No Advance 8868886958 Chandigarh Call Girls , Indian Call Girls For Full Nigh...No Advance 8868886958 Chandigarh Call Girls , Indian Call Girls For Full Nigh...
No Advance 8868886958 Chandigarh Call Girls , Indian Call Girls For Full Nigh...
 
George Lever - eCommerce Day Chile 2024
George Lever -  eCommerce Day Chile 2024George Lever -  eCommerce Day Chile 2024
George Lever - eCommerce Day Chile 2024
 

Bigdata analytics

  • 1. WORKING WITH BIG DATA BY: GURUABIRAMI.D M.SC IT DEPARTMENT OF CS & IT NADAR SARASWATHI COLLEGE OF ARTS AND SEIENCE, THENI.
  • 2. STRATEGY : SAMPLE AND MODEL • N ITS ENTIRETY AND CREATE A MODEL ON THE SAMPLE. DOWN SAMPLING TO THOUSANDS – OR EVEN HUNDREDS OF THOUSANDS – OF DATA POINTS CAN MAKE MODEL RUNTIMES FEASIBLE WHILE ALSO MAINTAINING STATISTICAL VALIDITY.2 • IF MAINTAINING CLASS BALANCE IS NECESSARY (OR ONE CLASS NEEDS TO BE OVER/UNDER-SAMPLED), IT’S REASONABLY SIMPLE STRATIFY THE DATA SET DURING SAMPLING.
  • 3.
  • 4. ADVANTAGES • SPEED RELATIVE TO WORKING ON YOUR ENTIRE DATA SET, WORKING ON JUST A SAMPLE CAN DRASTICALLY DECREASE RUN TIMES AND INCREASE ITERATION SPEED. • PROTOTYPING EVEN IF YOU’LL EVENTUALLY HAVE TO RUN YOUR MODEL ON THE ENTIRE DATA SET, THIS CAN BE A GOOD WAY TO REFINE HYPER PARAMETERS AND DO FEATURE ENGINEERING FOR YOUR MODEL. • PACKAGES SINCE YOU’RE WORKING ON A NORMAL IN-MEMORY DATA SET, YOU CAN USE ALL YOUR R PACKAGES.
  • 5. DISADVANTAGES • SAMPLING DOWN SAMPLING ISN’T TERRIBLY DIFFICULT, BUT DOES NEED TO BE DONE WITH CARE TO ENSURE THAT THE SAMPLE IS VALID AND THAT YOU’VE PULLED ENOUGH POINTS FROM THE ORIGINAL DATA SET. • SCALING IF YOU’RE USING SAMPLE AND MODEL TO PROTOTYPE SOMETHING THAT WILL LATER BE RUN ON THE FULL DATA SET, YOU’LL NEED TO HAVE A STRATEGY (SUCH AS PUSHING COMPUTE TO THE DATA) FOR SCALING YOUR PROTOTYPE VERSION BACK TO THE FULL DATA SET. • TOTALS BUSINESS INTELLIGENCE (BI) TASKS FREQUENTLY ANSWER QUESTIONS ABOUT TOTALS, LIKE THE COUNT OF ALL SALES IN A MONTH. ONE OF THE OTHER STRATEGIES IS USUALLY A BETTER FIT IN THIS CASE.

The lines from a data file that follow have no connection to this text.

+      const double* L = A + lo16(a.x) + li * n;
+#pragma unroll
+      for (int j = 0; j < 6; ++j) Lr[j] = prod && j < n ? L[j] : 0.0;
       double* xc = x + hi16(h.x);
-      if (act && fold_cnt > 0 && l < n) {
-        double acc = xc[l];
+      double z = 0.0;
+      if (act && l < n) {
+        z = xc[l];
         for (int j = 0; j < fold_cnt; ++j) {
           double* v = A + ldu_fold(c, h, j) + 36;
-          acc += v[l];
+          z += v[l];
           v[l] = 0.0;
         }
-        xc[l] = acc;
-      }
-      __syncwarp();
-      if (act && sub < byte_of(h.y, 1)) {
-        const int4 a = q[1 + sub];
-        if (li < byte_of(a.z, 0)) {
-          const double* L = A + lo16(a.x) + li * n;
-          const double acc = dot6(L, xc, n);
-          double* tgt = hi16(a.x) != kLduNone ? A + hi16(a.x) : x + lo16(a.y);
-          tgt[li] -= acc;
-        }
-      }
-      __syncwarp();
+        if (fold_cnt > 0) xc[l] = z;
+      }
+      double zc[6];
+      group6(z, zc);
+      if (prod) {
+        const double acc = dot6(Lr, zc, n);
+        double* tgt = hi16(a.x) != kLduNone ? A + hi16(a.x) : x + lo16(a.y);
+        tgt[li] -= acc;
+      }
     }
     k += sn;
+    if (ph + 1 < P.nphase) sn = cnt[(ph + 1) * nw + c.warp];
     DJ_FTICK(c, s_fwd)
     slot_sync(c);
     DJ_FTICK(c, s_bar)
   }
   for (int ph = P.nphase - 1; ph >= 0; --ph) {
-    const int sn = cnt[ph * nw + c.warp];
     k -= sn;
     for (int it = (sn + 1) / 2 - 1; it >= 0; --it) {
       const bool act = 2 * it + half < sn;
       const int4* q = ldu_op(c, k + 2 * it + (act ? half : 0));
-      const int4 h = q[0];
+      const int4 h = q[0], a0 = q[1], a1 = q[2];
       const int n = byte_of(h.y, 0), nnb = byte_of(h.y, 1);
-      const double* Dc = A + lo16(h.x);
+      const bool row = act && l < n;
+      double Dr[6], M0[6], x0[6], M1[6], x1[6];
+      const double* Dc = A + lo16(h.x) + l * n;
+#pragma unroll
+      for (int t = 0; t < 6; ++t) Dr[t] = row && t < n ? Dc[t] : 0.0;
       double* xc = x + hi16(h.x);
-      if (act && nnb > 0 && l < n) {
-        double acc = 0.0;
-        for (int j = 0; j < nnb; ++j) {
-          const int4 a = q[1 + j];
-          const int nn = byte_of(a.z, 0), r = l - byte_of(a.z, 1);
-          if (r >= 0 && r < byte_of(a.z, 2)) {
-            acc += dot6(A + hi16(a.y) + r * nn, x + lo16(a.y), nn);
-          }
-        }
-        xc[l] -= acc;
-      }
-      __syncwarp();
+      const double zl = row ? xc[l] : 0.0;
+      const int nn0 = byte_of(a0.z, 0), r0 = l - byte_of(a0.z, 1), nn1 = byte_of(a1.z, 0), r1 = l - byte_of(a1.z, 1);
+      const bool u0 = row && nnb > 0 && r0 >= 0 && r0 < byte_of(a0.z, 2);
+      const bool u1 = row && nnb > 1 && r1 >= 0 && r1 < byte_of(a1.z, 2);
+#pragma unroll
+      for (int t = 0; t < 6; ++t) {
+        M0[t] = u0 && t < nn0 ? A[hi16(a0.y) + r0 * nn0 + t] : 0.0;
+        x0[t] = u0 && t < nn0 ? x[lo16(a0.y) + t] : 0.0;
+        M1[t] = u1 && t < nn1 ? A[hi16(a1.y) + r1 * nn1 + t] : 0.0;
+        x1[t] = u1 && t < nn1 ? x[lo16(a1.y) + t] : 0.0;
+      }
       double acc = 0.0;
-      if (act && l < n) acc = dot6(Dc + l * n, xc, n);
-      __syncwarp();
-      if (act && l < n) xc[l] = acc;
-      __syncwarp();
-    }
+      if (u0) acc += dot6(M0, x0, nn0);
+      if (u1) acc += dot6(M1, x1, nn1);
+      const double z = nnb > 0 ? zl - acc : zl;
+      double zc[6];
+      group6(z, zc);
+      const double xl = dot6(Dr, zc, n);
+      if (row) xc[l] = xl;
+    }
+    if (ph > 0) sn = cnt[(ph - 1) * nw + c.warp];
     DJ_FTICK(c, s_bwd)
     slot_sync(c);
     DJ_FTICK(c, s_bar)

  • 6. STRATEGY 2 : CHUNK AND PULL • STRATEGY 2: CHUNK AND PULL • IN THIS STRATEGY, THE DATA IS CHUNKED INTO SEPARABLE UNITS AND EACH CHUNK IS PULLED SEPARATELY AND OPERATED ON SERIALLY, IN PARALLEL, OR AFTER RECOMBINING. THIS STRATEGY IS CONCEPTUALLY SIMILAR TO THE MAP REDUCE • ALGORITHM. DEPENDING ON THE TASK AT HAND, THE CHUNKS MIGHT BE TIME PERIODS, GEOGRAPHIC UNITS, OR LOGICAL LIKE SEPARATE BUSINESSES, DEPARTMENTS, PRODUCTS, OR CUSTOMER SEGMENTS.
  • 7.
  • 8. ADVANTAGES • FULL DATA SET THE ENTIRE DATA SET GETS USED. • PARALLELIZATION IF THE CHUNKS ARE RUN SEPARATELY, THE PROBLEM IS EASY TO TREAT AS EMBARASSINGLY PARALLEL AND MAKE USE OF PARALLELIZATION TO SPEED RUNTIMES.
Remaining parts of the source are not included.